(Records from a data collection)
——————————
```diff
@@ -3241,6 +3426,34 @@
         return launch_lds("jk_probe_write", jk_probe_bp<P2(), PP(), B2()>, dim3((unsigned)nunits), dim3(JK_BP_THREADS), blds, fa);
       });
     }, pow2, bw2));
+  } else if (narrow && a.p6_fb == JK_MAX_FB && a.cap <= (uint32_t)(JK_RANK_STAGE * JK_PROBE_THREADS) && !lab::path_on("GDF_JK_NO_RANK")) {
+    DevBuf rtodo;
+    RMM_TRY(rtodo.alloc(sizeof(uint32_t) * nunits));
+    ProbeArgs ra = a;
+    ra.unit_todo = rtodo.as<uint32_t>();
+    const size_t rlds = rank_launch_lds(a.cap, JK_RANK_PACKED);
+    GDF_TRY(with_bools([&](auto KP) {
+      return launch_lds("jk_probe_write", jk_probe_rank<KP(), JK_RANK_PACKED>, dim3((unsigned)nunits), dim3(JK_PROBE_THREADS), rlds, ra);
+    }, keep));
+    HIP_CHECK_LAST();
+    unsigned long long st[2] = {0, 0};
+    HIP_TRY(read_back(st, a.opt_state + 2, sizeof(st)));
+    const size_t repeated = (size_t)st[1];
+    unsigned long long left = 0;
+    if (repeated) {
+      fa.unit_list = rtodo.as<uint32_t>();
+      GDF_TRY(with_bools([&](auto P2, auto KP) {
+        return launch_lds("jk_probe_write_cuckoo", jk_probe_fast<P2(), KP(), true, 0, true>, dim3((unsigned)repeated), dim3(JK_PROBE_THREADS), flds, fa);
+      }, pow2, keep));
+      HIP_CHECK_LAST();
+      HIP_TRY(read_back(&left, a.opt_state + 2, sizeof(left)));
+      if (left) GDF_TRY(run_probe(narrow, true, "jk_probe_write_general", (size_t)left, lds, a, probe_t, build_t));
+    }
+    lab::note("jk.rank_units", (long long)(nunits - repeated));
+    lab::note("jk.rank_cuckoo_units", (long long)(repeated - (size_t)left));
+    lab::note("jk.rank_general_units", (long long)left);
+    HIP_TRY(hipStreamSynchronize(stream0()));
+    return GDF_SUCCESS;
   } else if (narrow && a.p6_fb) {
     GDF_TRY(lean(yes, none, yes));
   } else if (narrow && a.pay_mode) {
```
——————————
● **Task to carry out**
Nothing should be missing: every line above must be reproduced exactly.

● **Written answer**
```diff
@@ -3241,6 +3426,34 @@
         return launch_lds("jk_probe_write", jk_probe_bp<P2(), PP(), B2()>, dim3((unsigned)nunits), dim3(JK_BP_THREADS), blds, fa);
       });
     }, pow2, bw2));
+  } else if (narrow && a.p6_fb == JK_MAX_FB && a.cap <= (uint32_t)(JK_RANK_STAGE * JK_PROBE_THREADS) && !lab::path_on("GDF_JK_NO_RANK")) {
+    DevBuf rtodo;
+    RMM_TRY(rtodo.alloc(sizeof(uint32_t) * nunits));
+    ProbeArgs ra = a;
+    ra.unit_todo = rtodo.as<uint32_t>();
+    const size_t rlds = rank_launch_lds(a.cap, JK_RANK_PACKED);
+    GDF_TRY(with_bools([&](auto KP) {
+      return launch_lds("jk_probe_write", jk_probe_rank<KP(), JK_RANK_PACKED>, dim3((unsigned)nunits), dim3(JK_PROBE_THREADS), rlds, ra);
+    }, keep));
+    HIP_CHECK_LAST();
+    unsigned long long st[2] = {0, 0};
+    HIP_TRY(read_back(st, a.opt_state + 2, sizeof(st)));
+    const size_t repeated = (size_t)st[1];
+    unsigned long long left = 0;
+    if (repeated) {
+      fa.unit_list = rtodo.as<uint32_t>();
+      GDF_TRY(with_bools([&](auto P2, auto KP) {
+        return launch_lds("jk_probe_write_cuckoo", jk_probe_fast<P2(), KP(), true, 0, true>, dim3((unsigned)repeated), dim3(JK_PROBE_THREADS), flds, fa);
+      }, pow2, keep));
+      HIP_CHECK_LAST();
+      HIP_TRY(read_back(&left, a.opt_state + 2, sizeof(left)));
+      if (left) GDF_TRY(run_probe(narrow, true, "jk_probe_write_general", (size_t)left, lds, a, probe_t, build_t));
+    }
+    lab::note("jk.rank_units", (long long)(nunits - repeated));
+    lab::note("jk.rank_cuckoo_units", (long long)(repeated - (size_t)left));
+    lab::note("jk.rank_general_units", (long long)left);
+    HIP_TRY(hipStreamSynchronize(stream0()));
+    return GDF_SUCCESS;
   } else if (narrow && a.p6_fb) {
     GDF_TRY(lean(yes, none, yes));
   } else if (narrow && a.pay_mode) {
```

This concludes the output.